- _TO DO_:
Print exactly what the entries say, line by line, from the first line down to the one with "static const int", inclusive.
(RECORD SET)
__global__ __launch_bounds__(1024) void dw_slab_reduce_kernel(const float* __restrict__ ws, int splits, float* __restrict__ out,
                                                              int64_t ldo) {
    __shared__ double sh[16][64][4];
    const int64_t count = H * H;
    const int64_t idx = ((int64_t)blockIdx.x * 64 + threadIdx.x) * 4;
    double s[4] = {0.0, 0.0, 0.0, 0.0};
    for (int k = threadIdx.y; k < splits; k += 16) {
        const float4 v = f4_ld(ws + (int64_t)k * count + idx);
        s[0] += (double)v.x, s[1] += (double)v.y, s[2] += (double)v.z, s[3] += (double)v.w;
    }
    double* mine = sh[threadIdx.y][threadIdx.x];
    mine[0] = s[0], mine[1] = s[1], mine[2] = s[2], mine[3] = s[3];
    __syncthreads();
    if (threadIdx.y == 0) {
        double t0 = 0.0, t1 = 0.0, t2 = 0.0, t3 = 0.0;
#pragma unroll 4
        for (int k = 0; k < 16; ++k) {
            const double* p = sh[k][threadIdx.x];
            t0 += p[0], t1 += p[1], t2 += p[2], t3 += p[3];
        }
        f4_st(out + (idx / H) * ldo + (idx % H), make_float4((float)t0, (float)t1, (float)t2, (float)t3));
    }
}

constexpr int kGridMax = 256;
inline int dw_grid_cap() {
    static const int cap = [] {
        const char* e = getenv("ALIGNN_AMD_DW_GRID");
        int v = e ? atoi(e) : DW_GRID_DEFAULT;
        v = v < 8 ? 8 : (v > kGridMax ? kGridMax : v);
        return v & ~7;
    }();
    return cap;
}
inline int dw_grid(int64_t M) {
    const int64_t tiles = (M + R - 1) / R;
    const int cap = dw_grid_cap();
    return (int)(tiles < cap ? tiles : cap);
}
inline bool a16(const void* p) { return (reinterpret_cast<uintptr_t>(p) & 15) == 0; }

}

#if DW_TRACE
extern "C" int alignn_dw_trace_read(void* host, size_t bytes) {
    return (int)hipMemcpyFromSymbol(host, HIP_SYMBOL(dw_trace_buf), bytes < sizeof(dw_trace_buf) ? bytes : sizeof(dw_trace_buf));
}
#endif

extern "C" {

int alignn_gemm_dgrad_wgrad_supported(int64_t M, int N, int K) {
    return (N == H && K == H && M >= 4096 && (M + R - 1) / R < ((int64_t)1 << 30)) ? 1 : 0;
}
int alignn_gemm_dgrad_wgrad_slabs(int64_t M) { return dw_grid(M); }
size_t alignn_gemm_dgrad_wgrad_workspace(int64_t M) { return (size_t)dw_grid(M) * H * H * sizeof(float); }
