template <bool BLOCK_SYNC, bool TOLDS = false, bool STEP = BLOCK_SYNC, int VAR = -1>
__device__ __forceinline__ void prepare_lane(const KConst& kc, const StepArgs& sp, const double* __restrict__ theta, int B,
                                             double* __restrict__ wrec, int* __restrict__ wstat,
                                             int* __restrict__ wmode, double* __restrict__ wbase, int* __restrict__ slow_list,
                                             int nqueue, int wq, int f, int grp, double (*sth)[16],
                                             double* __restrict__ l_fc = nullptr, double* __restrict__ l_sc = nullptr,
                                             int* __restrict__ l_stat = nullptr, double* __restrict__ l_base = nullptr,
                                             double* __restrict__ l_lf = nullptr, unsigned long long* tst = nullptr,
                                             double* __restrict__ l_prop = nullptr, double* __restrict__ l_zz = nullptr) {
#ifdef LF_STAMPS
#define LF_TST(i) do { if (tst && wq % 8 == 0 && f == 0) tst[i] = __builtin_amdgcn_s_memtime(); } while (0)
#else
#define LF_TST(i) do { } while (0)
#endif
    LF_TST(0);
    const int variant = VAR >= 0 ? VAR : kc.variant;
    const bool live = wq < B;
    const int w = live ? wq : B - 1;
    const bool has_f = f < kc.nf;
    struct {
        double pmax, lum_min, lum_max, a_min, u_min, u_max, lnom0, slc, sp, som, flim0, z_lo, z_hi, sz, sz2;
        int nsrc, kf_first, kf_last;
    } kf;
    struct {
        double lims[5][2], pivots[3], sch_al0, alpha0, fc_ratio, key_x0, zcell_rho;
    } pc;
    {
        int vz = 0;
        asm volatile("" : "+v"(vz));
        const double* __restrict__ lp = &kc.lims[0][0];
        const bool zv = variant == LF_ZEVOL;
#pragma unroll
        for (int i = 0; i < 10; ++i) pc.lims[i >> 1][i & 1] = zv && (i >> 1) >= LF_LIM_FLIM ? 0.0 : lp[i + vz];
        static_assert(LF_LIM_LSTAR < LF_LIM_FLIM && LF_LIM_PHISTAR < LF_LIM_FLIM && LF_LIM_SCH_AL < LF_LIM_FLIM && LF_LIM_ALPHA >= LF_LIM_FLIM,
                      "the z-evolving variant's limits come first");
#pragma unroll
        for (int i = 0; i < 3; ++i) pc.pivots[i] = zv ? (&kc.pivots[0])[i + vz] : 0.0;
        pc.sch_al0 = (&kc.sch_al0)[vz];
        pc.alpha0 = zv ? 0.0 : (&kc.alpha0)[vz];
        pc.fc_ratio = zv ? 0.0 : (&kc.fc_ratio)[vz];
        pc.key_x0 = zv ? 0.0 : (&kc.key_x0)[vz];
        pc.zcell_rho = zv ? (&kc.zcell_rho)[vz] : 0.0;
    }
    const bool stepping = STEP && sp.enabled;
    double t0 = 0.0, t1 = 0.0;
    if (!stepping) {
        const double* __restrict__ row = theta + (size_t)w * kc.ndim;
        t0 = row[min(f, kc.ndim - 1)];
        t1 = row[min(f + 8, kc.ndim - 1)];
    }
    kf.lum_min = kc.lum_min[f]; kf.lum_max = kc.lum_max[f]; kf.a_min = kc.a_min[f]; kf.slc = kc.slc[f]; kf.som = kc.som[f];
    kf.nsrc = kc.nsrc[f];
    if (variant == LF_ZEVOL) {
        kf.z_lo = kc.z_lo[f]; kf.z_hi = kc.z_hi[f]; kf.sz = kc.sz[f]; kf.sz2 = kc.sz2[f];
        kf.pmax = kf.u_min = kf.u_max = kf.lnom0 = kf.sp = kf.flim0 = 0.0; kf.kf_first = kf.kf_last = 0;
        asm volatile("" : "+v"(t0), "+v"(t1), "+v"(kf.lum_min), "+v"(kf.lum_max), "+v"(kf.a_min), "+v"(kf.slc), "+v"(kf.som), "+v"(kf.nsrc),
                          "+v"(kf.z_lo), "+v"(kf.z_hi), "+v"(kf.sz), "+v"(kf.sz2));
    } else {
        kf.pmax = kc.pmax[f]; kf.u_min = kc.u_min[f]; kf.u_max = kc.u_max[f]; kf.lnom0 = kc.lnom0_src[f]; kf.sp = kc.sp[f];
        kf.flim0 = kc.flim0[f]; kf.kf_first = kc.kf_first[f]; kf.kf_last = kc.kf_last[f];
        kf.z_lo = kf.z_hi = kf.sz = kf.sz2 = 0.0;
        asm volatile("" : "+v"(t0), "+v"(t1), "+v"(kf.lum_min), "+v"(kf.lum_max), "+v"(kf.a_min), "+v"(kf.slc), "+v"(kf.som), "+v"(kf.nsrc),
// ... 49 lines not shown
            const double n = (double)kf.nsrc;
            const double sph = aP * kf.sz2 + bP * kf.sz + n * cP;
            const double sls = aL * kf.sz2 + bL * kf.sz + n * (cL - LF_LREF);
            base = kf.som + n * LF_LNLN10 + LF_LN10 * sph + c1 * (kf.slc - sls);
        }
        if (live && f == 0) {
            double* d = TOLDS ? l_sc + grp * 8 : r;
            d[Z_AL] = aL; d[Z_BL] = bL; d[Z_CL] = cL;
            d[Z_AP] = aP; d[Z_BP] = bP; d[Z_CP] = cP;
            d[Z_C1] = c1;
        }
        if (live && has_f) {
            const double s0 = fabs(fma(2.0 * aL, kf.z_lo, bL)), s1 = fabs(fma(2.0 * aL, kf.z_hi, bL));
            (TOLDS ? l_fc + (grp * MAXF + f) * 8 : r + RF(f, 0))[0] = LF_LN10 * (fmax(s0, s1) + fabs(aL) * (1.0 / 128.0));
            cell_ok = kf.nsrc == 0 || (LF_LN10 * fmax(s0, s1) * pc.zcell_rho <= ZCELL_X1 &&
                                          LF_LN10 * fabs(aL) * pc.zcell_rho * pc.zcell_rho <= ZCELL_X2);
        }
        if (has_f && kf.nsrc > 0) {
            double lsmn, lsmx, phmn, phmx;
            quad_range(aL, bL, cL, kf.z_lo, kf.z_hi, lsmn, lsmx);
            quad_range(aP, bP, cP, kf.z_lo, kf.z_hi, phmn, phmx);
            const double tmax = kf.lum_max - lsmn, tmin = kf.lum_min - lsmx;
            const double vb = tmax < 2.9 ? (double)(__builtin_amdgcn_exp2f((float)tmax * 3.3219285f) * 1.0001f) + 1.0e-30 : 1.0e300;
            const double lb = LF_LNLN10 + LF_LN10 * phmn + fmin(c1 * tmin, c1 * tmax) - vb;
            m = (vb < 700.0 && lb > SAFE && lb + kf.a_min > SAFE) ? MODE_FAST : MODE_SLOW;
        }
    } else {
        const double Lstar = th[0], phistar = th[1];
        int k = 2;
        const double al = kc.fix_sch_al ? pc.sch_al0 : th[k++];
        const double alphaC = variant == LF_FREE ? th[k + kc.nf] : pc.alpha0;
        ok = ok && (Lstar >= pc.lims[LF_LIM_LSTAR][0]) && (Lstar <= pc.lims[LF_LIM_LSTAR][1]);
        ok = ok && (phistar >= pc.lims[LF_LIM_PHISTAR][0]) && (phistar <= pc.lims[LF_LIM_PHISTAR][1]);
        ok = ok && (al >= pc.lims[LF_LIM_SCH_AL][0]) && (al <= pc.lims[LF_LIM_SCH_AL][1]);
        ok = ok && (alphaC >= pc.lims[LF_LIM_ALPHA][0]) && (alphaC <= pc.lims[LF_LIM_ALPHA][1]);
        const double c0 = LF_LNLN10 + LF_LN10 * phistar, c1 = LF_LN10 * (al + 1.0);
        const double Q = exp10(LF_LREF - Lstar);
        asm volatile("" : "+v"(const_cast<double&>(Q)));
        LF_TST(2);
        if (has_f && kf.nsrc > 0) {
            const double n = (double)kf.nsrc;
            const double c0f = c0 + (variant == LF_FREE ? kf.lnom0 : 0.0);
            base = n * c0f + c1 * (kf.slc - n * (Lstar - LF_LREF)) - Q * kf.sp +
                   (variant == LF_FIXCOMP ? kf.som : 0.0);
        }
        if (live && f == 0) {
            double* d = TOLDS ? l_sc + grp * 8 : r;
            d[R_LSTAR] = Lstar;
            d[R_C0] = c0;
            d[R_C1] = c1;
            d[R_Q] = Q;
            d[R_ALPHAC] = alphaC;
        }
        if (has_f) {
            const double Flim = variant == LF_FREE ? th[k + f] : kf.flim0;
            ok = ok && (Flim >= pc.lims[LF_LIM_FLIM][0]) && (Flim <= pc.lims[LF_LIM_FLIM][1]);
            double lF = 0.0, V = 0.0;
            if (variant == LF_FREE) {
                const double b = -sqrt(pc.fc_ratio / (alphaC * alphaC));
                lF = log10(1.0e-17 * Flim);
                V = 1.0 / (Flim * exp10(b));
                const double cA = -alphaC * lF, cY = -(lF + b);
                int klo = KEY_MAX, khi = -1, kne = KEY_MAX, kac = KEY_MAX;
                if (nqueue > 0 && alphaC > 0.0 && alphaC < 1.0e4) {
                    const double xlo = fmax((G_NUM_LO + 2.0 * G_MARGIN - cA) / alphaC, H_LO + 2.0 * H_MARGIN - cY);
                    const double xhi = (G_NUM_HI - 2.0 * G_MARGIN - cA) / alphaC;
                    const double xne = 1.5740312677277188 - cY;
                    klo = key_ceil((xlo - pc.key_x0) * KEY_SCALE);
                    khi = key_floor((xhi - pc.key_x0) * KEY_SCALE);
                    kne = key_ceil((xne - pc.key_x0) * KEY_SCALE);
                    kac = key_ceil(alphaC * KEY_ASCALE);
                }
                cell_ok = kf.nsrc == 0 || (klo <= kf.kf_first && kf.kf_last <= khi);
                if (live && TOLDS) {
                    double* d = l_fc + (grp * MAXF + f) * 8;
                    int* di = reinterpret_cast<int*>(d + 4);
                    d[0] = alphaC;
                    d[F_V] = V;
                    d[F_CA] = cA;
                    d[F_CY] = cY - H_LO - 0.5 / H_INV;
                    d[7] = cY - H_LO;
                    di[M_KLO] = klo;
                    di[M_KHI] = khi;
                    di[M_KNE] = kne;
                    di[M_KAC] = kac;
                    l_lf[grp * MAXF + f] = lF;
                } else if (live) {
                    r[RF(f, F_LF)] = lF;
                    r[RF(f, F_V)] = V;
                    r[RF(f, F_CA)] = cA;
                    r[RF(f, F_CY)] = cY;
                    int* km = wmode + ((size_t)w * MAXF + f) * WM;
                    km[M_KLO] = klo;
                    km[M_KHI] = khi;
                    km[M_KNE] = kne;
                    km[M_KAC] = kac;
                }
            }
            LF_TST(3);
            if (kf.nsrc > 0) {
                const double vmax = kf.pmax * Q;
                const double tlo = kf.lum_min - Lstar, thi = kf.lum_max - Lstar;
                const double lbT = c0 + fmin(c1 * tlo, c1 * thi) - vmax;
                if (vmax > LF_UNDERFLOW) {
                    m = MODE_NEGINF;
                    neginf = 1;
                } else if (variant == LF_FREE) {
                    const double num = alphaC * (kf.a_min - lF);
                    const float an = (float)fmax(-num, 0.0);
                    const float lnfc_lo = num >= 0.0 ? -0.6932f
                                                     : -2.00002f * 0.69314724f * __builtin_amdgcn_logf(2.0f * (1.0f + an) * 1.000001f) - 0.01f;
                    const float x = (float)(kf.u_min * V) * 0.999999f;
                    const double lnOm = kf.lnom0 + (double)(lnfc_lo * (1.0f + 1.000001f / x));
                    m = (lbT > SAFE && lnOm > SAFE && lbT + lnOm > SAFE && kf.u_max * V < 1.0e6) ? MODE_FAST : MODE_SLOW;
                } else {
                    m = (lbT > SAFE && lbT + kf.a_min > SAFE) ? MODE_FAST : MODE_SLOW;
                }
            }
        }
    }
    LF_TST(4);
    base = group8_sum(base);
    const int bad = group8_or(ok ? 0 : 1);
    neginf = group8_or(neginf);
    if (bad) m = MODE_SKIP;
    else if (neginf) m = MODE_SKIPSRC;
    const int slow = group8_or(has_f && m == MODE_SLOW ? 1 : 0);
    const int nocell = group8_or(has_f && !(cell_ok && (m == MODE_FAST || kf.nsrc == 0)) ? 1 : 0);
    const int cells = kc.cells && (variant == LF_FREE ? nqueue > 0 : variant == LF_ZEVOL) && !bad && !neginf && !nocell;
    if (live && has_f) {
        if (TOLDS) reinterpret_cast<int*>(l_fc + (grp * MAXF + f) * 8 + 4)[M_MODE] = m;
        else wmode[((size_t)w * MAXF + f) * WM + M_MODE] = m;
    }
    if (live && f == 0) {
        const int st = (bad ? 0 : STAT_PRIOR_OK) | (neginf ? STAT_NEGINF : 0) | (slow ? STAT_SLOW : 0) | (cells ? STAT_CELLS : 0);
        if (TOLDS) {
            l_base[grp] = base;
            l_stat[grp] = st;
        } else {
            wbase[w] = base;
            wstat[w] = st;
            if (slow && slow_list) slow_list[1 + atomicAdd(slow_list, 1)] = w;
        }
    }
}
(End RECORD SET)
- _OUTPUT OF THE EXERCISE_:
__global__ __launch_bounds__(1024) void dw_slab_reduce_kernel(const float* __restrict__ ws, int splits, float* __restrict__ out,
                                                              int64_t ldo) {
    __shared__ double sh[16][64][4];
    const int64_t count = H * H;
    const int64_t idx = ((int64_t)blockIdx.x * 64 + threadIdx.x) * 4;
    double s[4] = {0.0, 0.0, 0.0, 0.0};
    for (int k = threadIdx.y; k < splits; k += 16) {
        const float4 v = f4_ld(ws + (int64_t)k * count + idx);
        s[0] += (double)v.x, s[1] += (double)v.y, s[2] += (double)v.z, s[3] += (double)v.w;
    }
    double* mine = sh[threadIdx.y][threadIdx.x];
    mine[0] = s[0], mine[1] = s[1], mine[2] = s[2], mine[3] = s[3];
    __syncthreads();
    if (threadIdx.y == 0) {
        double t0 = 0.0, t1 = 0.0, t2 = 0.0, t3 = 0.0;
#pragma unroll 4
        for (int k = 0; k < 16; ++k) {
            const double* p = sh[k][threadIdx.x];
            t0 += p[0], t1 += p[1], t2 += p[2], t3 += p[3];
        }
        f4_st(out + (idx / H) * ldo + (idx % H), make_float4((float)t0, (float)t1, (float)t2, (float)t3));
    }
}

constexpr int kGridMax = 256;
inline int dw_grid_cap() {
    static const int cap = [] {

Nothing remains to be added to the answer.